◆ **Exercise inputs**
# # # # #
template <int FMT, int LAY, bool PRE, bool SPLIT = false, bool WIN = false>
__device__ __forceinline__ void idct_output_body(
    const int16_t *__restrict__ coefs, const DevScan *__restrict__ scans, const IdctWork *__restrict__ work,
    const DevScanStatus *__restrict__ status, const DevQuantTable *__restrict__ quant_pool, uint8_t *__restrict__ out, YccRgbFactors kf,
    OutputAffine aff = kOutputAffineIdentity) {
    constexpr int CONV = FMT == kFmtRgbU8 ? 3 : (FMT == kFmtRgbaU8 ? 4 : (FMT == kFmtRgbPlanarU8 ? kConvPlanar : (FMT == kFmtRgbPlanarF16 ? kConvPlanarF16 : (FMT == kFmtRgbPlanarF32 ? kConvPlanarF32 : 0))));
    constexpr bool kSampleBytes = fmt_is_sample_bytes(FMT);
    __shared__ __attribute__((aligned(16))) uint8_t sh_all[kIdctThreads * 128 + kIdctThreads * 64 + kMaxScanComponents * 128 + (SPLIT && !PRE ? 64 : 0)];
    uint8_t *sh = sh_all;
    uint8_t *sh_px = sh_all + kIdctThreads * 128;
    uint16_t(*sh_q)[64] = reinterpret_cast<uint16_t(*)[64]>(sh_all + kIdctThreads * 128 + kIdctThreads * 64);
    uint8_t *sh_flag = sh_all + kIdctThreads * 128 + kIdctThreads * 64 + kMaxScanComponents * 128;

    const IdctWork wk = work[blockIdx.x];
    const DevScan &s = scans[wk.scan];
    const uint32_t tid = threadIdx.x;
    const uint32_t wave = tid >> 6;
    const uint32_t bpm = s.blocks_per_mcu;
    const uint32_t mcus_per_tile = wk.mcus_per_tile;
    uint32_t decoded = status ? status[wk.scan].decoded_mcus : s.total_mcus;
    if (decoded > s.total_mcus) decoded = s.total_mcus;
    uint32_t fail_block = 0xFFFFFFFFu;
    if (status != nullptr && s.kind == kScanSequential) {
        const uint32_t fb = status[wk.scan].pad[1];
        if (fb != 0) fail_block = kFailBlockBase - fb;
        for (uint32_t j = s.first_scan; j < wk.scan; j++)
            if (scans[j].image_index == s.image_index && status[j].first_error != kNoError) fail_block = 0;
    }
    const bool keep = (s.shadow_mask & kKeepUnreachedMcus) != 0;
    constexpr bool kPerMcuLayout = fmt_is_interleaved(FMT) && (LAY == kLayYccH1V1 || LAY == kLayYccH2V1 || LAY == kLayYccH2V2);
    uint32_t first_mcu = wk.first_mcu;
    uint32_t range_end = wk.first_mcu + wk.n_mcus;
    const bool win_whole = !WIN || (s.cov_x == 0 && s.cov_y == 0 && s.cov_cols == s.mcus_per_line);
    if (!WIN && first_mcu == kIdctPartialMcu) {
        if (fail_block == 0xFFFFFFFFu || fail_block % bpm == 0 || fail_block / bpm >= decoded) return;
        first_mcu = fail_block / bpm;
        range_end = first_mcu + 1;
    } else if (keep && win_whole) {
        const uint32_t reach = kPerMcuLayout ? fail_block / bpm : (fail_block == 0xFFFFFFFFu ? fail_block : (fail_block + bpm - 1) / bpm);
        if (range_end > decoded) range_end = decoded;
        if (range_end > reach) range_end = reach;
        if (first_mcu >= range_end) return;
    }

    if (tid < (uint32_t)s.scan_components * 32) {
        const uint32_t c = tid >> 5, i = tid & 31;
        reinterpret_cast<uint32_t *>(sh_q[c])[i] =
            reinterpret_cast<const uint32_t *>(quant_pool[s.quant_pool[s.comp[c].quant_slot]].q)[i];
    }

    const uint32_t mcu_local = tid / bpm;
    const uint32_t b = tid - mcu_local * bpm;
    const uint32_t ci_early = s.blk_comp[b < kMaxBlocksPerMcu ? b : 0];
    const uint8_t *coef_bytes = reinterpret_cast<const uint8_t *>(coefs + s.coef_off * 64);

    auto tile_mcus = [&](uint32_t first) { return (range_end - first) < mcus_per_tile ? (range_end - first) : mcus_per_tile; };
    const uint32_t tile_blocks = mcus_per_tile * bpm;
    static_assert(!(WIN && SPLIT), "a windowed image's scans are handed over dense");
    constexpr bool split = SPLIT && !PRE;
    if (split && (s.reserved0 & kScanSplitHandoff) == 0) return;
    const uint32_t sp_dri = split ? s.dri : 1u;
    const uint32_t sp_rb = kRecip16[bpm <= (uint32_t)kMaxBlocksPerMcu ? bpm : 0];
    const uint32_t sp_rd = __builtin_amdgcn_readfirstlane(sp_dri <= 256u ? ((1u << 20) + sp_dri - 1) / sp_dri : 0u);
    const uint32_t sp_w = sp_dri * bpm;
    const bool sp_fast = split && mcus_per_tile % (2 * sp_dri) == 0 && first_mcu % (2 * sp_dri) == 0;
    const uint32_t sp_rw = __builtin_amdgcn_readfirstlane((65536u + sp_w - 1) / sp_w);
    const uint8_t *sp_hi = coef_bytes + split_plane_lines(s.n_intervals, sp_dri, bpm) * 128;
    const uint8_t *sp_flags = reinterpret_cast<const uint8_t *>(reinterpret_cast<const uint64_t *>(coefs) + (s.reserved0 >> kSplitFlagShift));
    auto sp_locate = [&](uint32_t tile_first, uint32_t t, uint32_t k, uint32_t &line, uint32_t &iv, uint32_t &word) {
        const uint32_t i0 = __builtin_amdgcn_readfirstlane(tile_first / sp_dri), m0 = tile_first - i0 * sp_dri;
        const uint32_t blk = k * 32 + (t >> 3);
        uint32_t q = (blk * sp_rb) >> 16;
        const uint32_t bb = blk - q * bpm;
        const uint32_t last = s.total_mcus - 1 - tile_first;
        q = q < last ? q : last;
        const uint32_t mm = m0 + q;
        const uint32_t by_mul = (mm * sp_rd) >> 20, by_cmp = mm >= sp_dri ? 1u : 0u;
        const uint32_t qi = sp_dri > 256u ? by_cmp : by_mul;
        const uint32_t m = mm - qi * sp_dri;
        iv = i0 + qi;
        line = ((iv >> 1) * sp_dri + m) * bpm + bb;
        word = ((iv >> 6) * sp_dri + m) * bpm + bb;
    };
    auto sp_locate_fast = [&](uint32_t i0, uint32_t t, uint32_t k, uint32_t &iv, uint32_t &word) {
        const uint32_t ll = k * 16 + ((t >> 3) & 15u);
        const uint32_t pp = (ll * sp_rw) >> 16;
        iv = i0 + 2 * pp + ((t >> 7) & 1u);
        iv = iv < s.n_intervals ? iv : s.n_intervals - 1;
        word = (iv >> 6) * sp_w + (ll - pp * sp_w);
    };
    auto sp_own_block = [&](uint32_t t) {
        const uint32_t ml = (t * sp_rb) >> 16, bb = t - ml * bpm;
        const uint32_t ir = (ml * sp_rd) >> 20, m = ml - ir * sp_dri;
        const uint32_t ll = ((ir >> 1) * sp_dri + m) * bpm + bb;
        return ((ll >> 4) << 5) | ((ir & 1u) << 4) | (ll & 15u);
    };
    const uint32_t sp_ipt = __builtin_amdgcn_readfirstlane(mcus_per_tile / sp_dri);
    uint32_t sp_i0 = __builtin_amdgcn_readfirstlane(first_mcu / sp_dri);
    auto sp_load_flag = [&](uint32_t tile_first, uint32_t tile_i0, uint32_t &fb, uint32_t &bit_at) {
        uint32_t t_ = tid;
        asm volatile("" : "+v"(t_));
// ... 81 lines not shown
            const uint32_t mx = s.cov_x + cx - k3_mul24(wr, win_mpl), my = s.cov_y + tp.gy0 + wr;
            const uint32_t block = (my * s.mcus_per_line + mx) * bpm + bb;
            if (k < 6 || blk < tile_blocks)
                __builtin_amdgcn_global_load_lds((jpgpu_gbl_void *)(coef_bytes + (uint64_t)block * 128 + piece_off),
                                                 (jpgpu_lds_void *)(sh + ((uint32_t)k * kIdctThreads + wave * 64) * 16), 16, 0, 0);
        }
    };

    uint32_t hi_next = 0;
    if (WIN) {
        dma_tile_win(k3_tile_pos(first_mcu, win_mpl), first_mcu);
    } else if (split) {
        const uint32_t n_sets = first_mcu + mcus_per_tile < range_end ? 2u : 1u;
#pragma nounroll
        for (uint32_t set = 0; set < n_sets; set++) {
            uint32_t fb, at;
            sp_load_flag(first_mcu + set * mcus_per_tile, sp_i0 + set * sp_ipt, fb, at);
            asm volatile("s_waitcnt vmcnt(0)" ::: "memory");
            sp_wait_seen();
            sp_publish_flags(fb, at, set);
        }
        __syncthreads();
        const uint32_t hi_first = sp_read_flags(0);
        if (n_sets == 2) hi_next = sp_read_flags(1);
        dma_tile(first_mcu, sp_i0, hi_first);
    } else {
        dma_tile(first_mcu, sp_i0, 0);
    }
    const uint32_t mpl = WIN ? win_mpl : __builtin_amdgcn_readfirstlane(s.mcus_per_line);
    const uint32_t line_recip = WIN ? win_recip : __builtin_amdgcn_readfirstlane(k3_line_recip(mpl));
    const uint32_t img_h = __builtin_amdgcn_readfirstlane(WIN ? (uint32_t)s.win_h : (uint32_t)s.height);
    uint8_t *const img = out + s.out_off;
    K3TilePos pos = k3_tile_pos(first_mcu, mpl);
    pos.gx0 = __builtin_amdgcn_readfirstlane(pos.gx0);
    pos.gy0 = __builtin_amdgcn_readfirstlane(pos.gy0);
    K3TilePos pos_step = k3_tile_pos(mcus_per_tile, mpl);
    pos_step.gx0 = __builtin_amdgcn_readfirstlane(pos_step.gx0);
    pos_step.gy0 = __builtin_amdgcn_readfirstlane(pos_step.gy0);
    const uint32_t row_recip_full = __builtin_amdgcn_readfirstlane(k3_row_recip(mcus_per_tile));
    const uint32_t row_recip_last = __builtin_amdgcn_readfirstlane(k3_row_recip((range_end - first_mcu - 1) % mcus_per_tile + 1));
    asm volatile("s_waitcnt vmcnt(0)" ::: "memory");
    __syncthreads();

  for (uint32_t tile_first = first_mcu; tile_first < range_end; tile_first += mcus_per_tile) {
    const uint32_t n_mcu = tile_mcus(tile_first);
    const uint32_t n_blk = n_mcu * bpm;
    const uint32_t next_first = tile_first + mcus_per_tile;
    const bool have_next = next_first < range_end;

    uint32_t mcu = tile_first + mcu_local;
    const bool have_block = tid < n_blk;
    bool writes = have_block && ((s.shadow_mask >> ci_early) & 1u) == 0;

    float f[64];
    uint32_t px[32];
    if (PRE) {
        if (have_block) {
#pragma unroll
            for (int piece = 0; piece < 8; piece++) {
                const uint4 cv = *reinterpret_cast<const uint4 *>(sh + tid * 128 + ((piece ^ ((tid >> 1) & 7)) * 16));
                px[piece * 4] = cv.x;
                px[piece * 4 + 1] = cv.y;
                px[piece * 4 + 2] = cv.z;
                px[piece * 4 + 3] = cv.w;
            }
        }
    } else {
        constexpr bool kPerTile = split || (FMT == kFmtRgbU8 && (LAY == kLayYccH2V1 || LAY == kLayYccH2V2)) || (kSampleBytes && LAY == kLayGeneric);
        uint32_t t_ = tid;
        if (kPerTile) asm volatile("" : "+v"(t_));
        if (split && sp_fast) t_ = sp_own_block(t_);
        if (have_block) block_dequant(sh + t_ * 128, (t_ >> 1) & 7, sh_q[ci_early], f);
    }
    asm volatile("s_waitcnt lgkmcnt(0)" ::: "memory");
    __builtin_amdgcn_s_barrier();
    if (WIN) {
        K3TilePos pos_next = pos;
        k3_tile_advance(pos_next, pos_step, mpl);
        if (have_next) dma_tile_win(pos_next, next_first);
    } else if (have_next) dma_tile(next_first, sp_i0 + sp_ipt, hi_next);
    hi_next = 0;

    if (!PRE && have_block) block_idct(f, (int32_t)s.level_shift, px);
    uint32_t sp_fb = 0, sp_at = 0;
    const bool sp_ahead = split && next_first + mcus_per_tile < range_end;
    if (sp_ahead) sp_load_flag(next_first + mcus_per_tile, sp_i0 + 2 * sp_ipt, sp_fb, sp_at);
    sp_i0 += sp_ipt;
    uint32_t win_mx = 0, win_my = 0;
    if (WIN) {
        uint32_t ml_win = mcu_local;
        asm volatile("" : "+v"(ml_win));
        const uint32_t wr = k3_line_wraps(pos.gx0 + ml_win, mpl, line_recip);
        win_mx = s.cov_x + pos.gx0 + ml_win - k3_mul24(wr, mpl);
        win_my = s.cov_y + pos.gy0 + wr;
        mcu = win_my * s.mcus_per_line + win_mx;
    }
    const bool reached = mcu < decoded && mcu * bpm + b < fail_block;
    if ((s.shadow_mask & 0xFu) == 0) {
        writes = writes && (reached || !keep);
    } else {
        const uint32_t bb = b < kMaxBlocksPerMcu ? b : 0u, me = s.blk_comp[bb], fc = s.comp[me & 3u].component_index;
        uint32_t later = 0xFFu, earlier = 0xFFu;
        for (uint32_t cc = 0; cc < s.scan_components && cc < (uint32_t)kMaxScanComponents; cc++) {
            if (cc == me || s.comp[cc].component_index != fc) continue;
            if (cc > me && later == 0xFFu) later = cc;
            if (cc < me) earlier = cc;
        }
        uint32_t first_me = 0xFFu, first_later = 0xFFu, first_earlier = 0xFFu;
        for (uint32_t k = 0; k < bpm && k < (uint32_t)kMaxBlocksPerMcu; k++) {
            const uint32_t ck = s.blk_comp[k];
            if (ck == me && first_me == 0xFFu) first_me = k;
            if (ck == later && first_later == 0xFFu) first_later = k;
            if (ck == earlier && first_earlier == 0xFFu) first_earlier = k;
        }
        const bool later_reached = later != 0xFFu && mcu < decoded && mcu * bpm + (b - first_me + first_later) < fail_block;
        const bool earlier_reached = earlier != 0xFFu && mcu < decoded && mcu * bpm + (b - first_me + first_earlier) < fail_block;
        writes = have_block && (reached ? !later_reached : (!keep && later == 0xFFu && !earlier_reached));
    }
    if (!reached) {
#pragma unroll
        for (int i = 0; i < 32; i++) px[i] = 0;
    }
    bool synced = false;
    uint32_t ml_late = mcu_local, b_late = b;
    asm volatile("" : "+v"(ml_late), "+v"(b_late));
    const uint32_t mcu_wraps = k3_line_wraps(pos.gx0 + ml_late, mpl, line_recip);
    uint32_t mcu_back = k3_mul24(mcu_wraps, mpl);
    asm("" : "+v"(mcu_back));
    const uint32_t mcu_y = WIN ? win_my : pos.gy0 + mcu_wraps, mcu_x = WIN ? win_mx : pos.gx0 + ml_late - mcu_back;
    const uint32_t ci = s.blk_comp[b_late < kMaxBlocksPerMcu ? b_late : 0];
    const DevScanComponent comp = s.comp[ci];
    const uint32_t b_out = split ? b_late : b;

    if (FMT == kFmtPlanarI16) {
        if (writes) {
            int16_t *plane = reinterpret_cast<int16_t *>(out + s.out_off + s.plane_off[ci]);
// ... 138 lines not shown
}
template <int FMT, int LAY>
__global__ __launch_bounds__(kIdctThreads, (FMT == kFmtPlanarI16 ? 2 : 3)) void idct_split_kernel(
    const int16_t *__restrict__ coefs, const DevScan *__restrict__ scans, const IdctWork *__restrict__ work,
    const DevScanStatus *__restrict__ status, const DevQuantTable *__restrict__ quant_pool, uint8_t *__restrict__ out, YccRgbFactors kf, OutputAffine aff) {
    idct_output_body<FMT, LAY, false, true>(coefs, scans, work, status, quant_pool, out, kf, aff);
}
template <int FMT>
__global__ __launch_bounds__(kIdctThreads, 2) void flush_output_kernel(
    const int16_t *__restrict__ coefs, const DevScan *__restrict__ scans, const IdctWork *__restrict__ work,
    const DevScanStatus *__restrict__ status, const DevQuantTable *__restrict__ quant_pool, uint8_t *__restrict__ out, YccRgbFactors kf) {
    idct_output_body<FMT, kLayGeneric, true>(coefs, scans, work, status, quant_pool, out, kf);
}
# # # # #
◆ **Work instruction**
Extract each line from the entries above that contains the string "kPerMcuLayout".

◆ **Exercise answer**
    constexpr bool kPerMcuLayout = fmt_is_interleaved(FMT) && (LAY == kLayYccH1V1 || LAY == kLayYccH2V1 || LAY == kLayYccH2V2);
        const uint32_t reach = kPerMcuLayout ? fail_block / bpm : (fail_block == 0xFFFFFFFFu ? fail_block : (fail_block + bpm - 1) / bpm);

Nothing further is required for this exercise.